WHAT YOU HAVE TO DO:
Output only the stretch of the listing that starts at the line containing "float b_base = row_allsum(bb);" and ends at the line containing "wg_sync<1>();", reproduced exactly with both ends.

=-=-=-=-=

struct NlmsB {
  static constexpr int TPL = 6, GS = 64, SCR = 3 * GS;
  static constexpr int LDS_SCR = 2 * SCR;
  static constexpr bool OUT_IN_SCR = false;
  v2f w2[TPL / 2];
  v2f P[8];
  float energy;
  float emin;

  static __device__ __forceinline__ v2f pair_ld(const float *mine, int m) { return v2f{mine[m], mine[m + 1]}; }
  static __device__ __forceinline__ v2f pair_ld_even(const float *mine, int m) {
    typedef const volatile __attribute__((address_space(3))) v2f *LP;
    return *(LP)(mine + m);
  }
  __device__ __forceinline__ void load(const float *wst, const float *est, size_t ch, int sub) {
#pragma unroll
    for (int t = 0; t < TPL; t++) w2[t >> 1][t & 1] = wst[ch * RDSP_LMS_TAPS + (95 - (TPL * sub + t))];
    energy = est[ch];
    emin = __builtin_inff();
  }
  __device__ __forceinline__ void store(float *wst, float *est, size_t ch, int sub) {
#pragma unroll
    for (int t = 0; t < TPL; t++) wst[ch * RDSP_LMS_TAPS + (95 - (TPL * sub + t))] = w2[t >> 1][t & 1];
    if (sub == 0) est[ch] = energy;
  }

  static __device__ __forceinline__ void prepare(const float *cur, int s0, int sub, float mu, float e_base,
                                                 float b_base, float *dst, float &emin) {
    const float *x = cur + s0 + 4 * sub;
    const float xm = x[-1], qm = x[-97];
    const float4 xv = *reinterpret_cast<const float4 *>(x), qv = *reinterpret_cast<const float4 *>(x - 96);
    const float xs[5] = {xm, xv.x, xv.y, xv.z, xv.w}, qs[5] = {qm, qv.x, qv.y, qv.z, qv.w};
    float ea[4], ba[4];
#pragma unroll
    for (int k = 0; k < 4; k++) {
      const float de = fmaf(xs[k + 1], xs[k + 1], -(qs[k + 1] * qs[k + 1]));
      const float db = fmaf(xs[k + 1], xs[k], -(qs[k + 1] * qs[k]));
      ea[k] = (k == 0) ? de : ea[k - 1] + de;
      ba[k] = (k == 0) ? db : ba[k - 1] + db;
    }
    float ie = ea[3], ib = ba[3];
    ie += dpp0_f<0x111>(ie); ib += dpp0_f<0x111>(ib);
    ie += dpp0_f<0x112>(ie); ib += dpp0_f<0x112>(ib);
    ie += dpp0_f<0x114>(ie); ib += dpp0_f<0x114>(ib);
    ie += dpp0_f<0x118>(ie); ib += dpp0_f<0x118>(ib);
    const float oe = e_base + (ie - ea[3]), ob = b_base + (ib - ba[3]);
    float e[4], g[4], b[4];
#pragma unroll
    for (int k = 0; k < 4; k++) {
      e[k] = oe + ea[k];
      b[k] = ob + ba[k];
      const float den = e[k] + 0.000000119209289f;
      g[k] = mu * __builtin_amdgcn_rcpf(den);
      emin = fminf(emin, den);
    }
    float4 *d4 = reinterpret_cast<float4 *>(dst);
    d4[sub] = make_float4(g[0], g[1], g[2], g[3]);
    d4[GS / 4 + sub] = make_float4(b[0], b[1], b[2], b[3]);
    d4[GS / 2 + sub] = make_float4(e[0], e[1], e[2], e[3]);
  }

  template <bool OUT_E>
  __device__ __forceinline__ void block(const float *ring, bool first, float mu, float *out, float *scr, int sub, bool running) {
    const float *cur = ring + RDSP_BLOCK;
    const float *dsrc = first ? cur : ring;
    const float *mine = cur - TPL * sub;
    float bb = 0.f, ee = 0.f;
#pragma unroll
    for (int t = 0; t < TPL; t++) {
      bb = fmaf(mine[-1 - t], mine[-2 - t], bb);
      ee = fmaf(mine[-1 - t], mine[-1 - t], ee);
    }
    float b_base = row_allsum(bb);
    float e_base = row_allsum(ee);
    e_base = running ? energy : e_base;
    prepare(cur, 0, sub, mu, e_base, b_base, scr, emin);
#pragma unroll
    for (int m = -5; m <= 0; m++) P[m & 7] = (m & 1) ? pair_ld(mine, m) : pair_ld_even(mine, m);
#pragma unroll 1
    for (int s0 = 0; s0 < RDSP_BLOCK; s0 += GS) {
      const float *sc = scr + ((s0 / GS) & 1) * SCR;
      wg_sync<1>();
      float4 gq = *reinterpret_cast<const float4 *>(sc);
      float4 bq = *reinterpret_cast<const float4 *>(sc + GS);
      float4 dq = *reinterpret_cast<const float4 *>(dsrc + s0);
      e_base = sc[2 * GS + GS - 1];
      b_base = sc[GS + GS - 1];
      if (s0 + GS < RDSP_BLOCK) prepare(cur, s0 + GS, sub, mu, e_base, b_base, scr + (((s0 / GS) + 1) & 1) * SCR, emin);
#pragma unroll
      for (int q = 0; q < GS / 4; q++) {
        const float gi[4] = {gq.x, gq.y, gq.z, gq.w}, bn[4] = {bq.x, bq.y, bq.z, bq.w};
        const float dd[4] = {dq.x, dq.y, dq.z, dq.w};
        if (q < GS / 4 - 1) {
          gq = *reinterpret_cast<const float4 *>(sc + 4 * (q + 1));
          bq = *reinterpret_cast<const float4 *>(sc + GS + 4 * (q + 1));
          dq = *reinterpret_cast<const float4 *>(dsrc + s0 + 4 * (q + 1));
        }
        float o4[4];
#pragma unroll
        for (int h = 0; h < 2; h++) {
          const int n = 4 * q + 2 * h;
          if ((n + 3 < GS) || (s0 + GS < RDSP_BLOCK)) {
            P[(n + 1) & 7] = pair_ld(mine, s0 + n + 1);
            P[(n + 2) & 7] = pair_ld_even(mine, s0 + n + 2);
          }
          v2f acc = v2f{w2[0][0], w2[0][0]} * P[n & 7];
          acc = __builtin_elementwise_fma(v2f{w2[0][1], w2[0][1]}, P[(n - 1) & 7], acc);
          acc = __builtin_elementwise_fma(v2f{w2[1][0], w2[1][0]}, P[(n - 2) & 7], acc);
          acc = __builtin_elementwise_fma(v2f{w2[1][1], w2[1][1]}, P[(n - 3) & 7], acc);
          acc = __builtin_elementwise_fma(v2f{w2[2][0], w2[2][0]}, P[(n - 4) & 7], acc);
          acc = __builtin_elementwise_fma(v2f{w2[2][1], w2[2][1]}, P[(n - 5) & 7], acc);
          const float t = reduce_halves(acc[0], acc[1]);
          const float dA0 = dd[2 * h] - dpp_f<0x150>(t);
          const float dA1 = dd[2 * h + 1] - dpp_f<0x158>(t);
          const float g0 = dA0 * gi[2 * h];
          const float e1 = fmaf(-g0, bn[2 * h + 1], dA1);
          const float g1 = e1 * gi[2 * h + 1];
          o4[2 * h] = OUT_E ? dA0 : dd[2 * h] - dA0;
          o4[2 * h + 1] = OUT_E ? e1 : dd[2 * h + 1] - e1;
          const v2f gg0 = {g0, g0}, gg1 = {g1, g1};
#pragma unroll
          for (int kk = 0; kk < TPL / 2; kk++) {
            const v2f p0 = P[(n - 2 * kk - 1) & 7], p1 = P[(n - 2 * kk) & 7];
            w2[kk] = __builtin_elementwise_fma(gg0, __builtin_shufflevector(p0, p0, 1, 0), w2[kk]);
            w2[kk] = __builtin_elementwise_fma(gg1, __builtin_shufflevector(p1, p1, 1, 0), w2[kk]);
          }
        }
        *reinterpret_cast<float4 *>(out + s0 + 4 * q) = make_float4(o4[0], o4[1], o4[2], o4[3]);
        __builtin_amdgcn_sched_barrier(0);
      }
    }
    energy = e_base;
  }
  static __device__ __forceinline__ float4 out4(const float *out, const float *, int i) {
    return *reinterpret_cast<const float4 *>(out + i);
  }
};

#ifdef RDSP_EXPERIMENTAL
#include "rdsp_tail_lookahead.h"
#endif

template <typename NL>
__device__ __forceinline__ uint32_t nlms_health(const NL &f) {
  float z = f.energy * 0.f;
#pragma unroll
  for (int k = 0; k < NL::TPL / 2; k++) z = fmaf(f.w2[k][0], 0.f, fmaf(f.w2[k][1], 0.f, z));
  const float bad_e = row_allsum(f.emin <= 0.f ? 1.f : 0.f);
  const float nf = row_allsum(z);
  return (bad_e > 0.f ? 1u : 0u) | (nf == 0.f ? 0u : 2u);
}

#ifdef RDSP_TAIL_PROFILE
#define RDSP_TP(i) do { const long long tp_now = __builtin_readcyclecounter(); tp_acc[i] += tp_now - tp_last; tp_last = tp_now; } while (0)
#else
#define RDSP_TP(i) do { } while (0)
#endif

template <bool DUAL, typename NL>
__device__ __forceinline__ void tail_body(const RdspTailParams &p) {
#ifdef RDSP_TAIL_PROFILE
  long long tp_acc[4] = {0, 0, 0, 0}, tp_last = __builtin_readcyclecounter();
#endif
  constexpr int CPW = 4, SPL = RDSP_BLOCK / 16;
  constexpr int RINGS = DUAL ? 2 : 1;
  constexpr int FIN = NL::OUT_IN_SCR ? 0 : RDSP_BLOCK;
  constexpr int PER_CH0 = 2 * RINGS * RDSP_BLOCK + FIN + NL::LDS_SCR;
  constexpr int PER_CH = PER_CH0 + (96 - PER_CH0 % 64) % 64;
  static_assert(PER_CH % 64 == 32 && PER_CH % 4 == 0, "channel pitch in LDS");
  static_assert(!(DUAL && NL::OUT_IN_SCR), "the two-instance kernel hands a block on through `out`");
  __shared__ __attribute__((aligned(16))) float lds[CPW][PER_CH];
  if (p.prio == 1) __builtin_amdgcn_s_setprio(1);
  else if (p.prio == 2) __builtin_amdgcn_s_setprio(2);
  else if (p.prio == 3) __builtin_amdgcn_s_setprio(3);
  const int lane = threadIdx.x;
  const int cw = lane >> 4, sub = lane & 15;
  size_t ch = (size_t)p.ch_base + (size_t)blockIdx.x * CPW + cw;
  const bool valid = ch < (size_t)p.n_channels;
  if (!valid) ch = p.n_channels - 1;

  float *ringA = &lds[cw][0];
  float *ringB = DUAL ? &lds[cw][2 * RDSP_BLOCK] : ringA;
  float *fin = &lds[cw][2 * RINGS * RDSP_BLOCK];
  float *scr = &lds[cw][2 * RINGS * RDSP_BLOCK + FIN];

  const bool has_inst = DUAL || p.nr_on || p.als_mode;
  const bool one_is_nr = !DUAL && p.nr_on;
  float *o_w = one_is_nr ? p.nr_w : p.als_w;
  float *o_prev = one_is_nr ? p.nr_prev : p.als_prev;
  float *o_energy = one_is_nr ? p.nr_energy : p.als_energy;
  const float o_mu = one_is_nr ? p.nr_mu : p.als_mu;
  const int o_first = one_is_nr ? p.nr_first : p.als_first;
  const int o_mode = one_is_nr ? p.nr_mode : p.als_mode;

  NL nr, als;
  if constexpr (DUAL) {
    nr.load(p.nr_w, p.nr_energy, ch, sub);
    als.load(p.als_w, p.als_energy, ch, sub);
  } else if (has_inst) {
    als.load(o_w, o_energy, ch, sub);
  }
  float agc_g = p.st_scal[ch * 4 + 1];

  if constexpr (DUAL) {
#pragma unroll
    for (int k = 0; k < SPL; k++) {
      ringA[sub * SPL + k] = p.nr_prev[ch * RDSP_BLOCK + sub * SPL + k];
      ringB[sub * SPL + k] = p.als_prev[ch * RDSP_BLOCK + sub * SPL + k];
    }
  } else if (has_inst) {
#pragma unroll
    for (int k = 0; k < SPL; k++) ringA[sub * SPL + k] = o_prev[ch * RDSP_BLOCK + sub * SPL + k];
  }
  const float4 *src4 = reinterpret_cast<const float4 *>(p.mid + ch * p.mid_stride + sub * SPL);
  static_assert(SPL == 8, "two float4 per lane and block");
  float4 nx0 = src4[0], nx1 = src4[1];
  __builtin_amdgcn_s_waitcnt(0x0F70);
  if (p.n_blocks > 0) {
    float4 *dst4 = reinterpret_cast<float4 *>(ringA + RDSP_BLOCK + sub * SPL);
    dst4[0] = nx0;
    dst4[1] = nx1;
    if (p.n_blocks > 1) {
      nx0 = src4[RDSP_BLOCK / 4];
      nx1 = src4[RDSP_BLOCK / 4 + 1];
    }
  }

=-=-=-=-=

WRITTEN RESPONSE:
    float b_base = row_allsum(bb);
    float e_base = row_allsum(ee);
    e_base = running ? energy : e_base;
    prepare(cur, 0, sub, mu, e_base, b_base, scr, emin);
#pragma unroll
    for (int m = -5; m <= 0; m++) P[m & 7] = (m & 1) ? pair_ld(mine, m) : pair_ld_even(mine, m);
#pragma unroll 1
    for (int s0 = 0; s0 < RDSP_BLOCK; s0 += GS) {
      const float *sc = scr + ((s0 / GS) & 1) * SCR;
      wg_sync<1>();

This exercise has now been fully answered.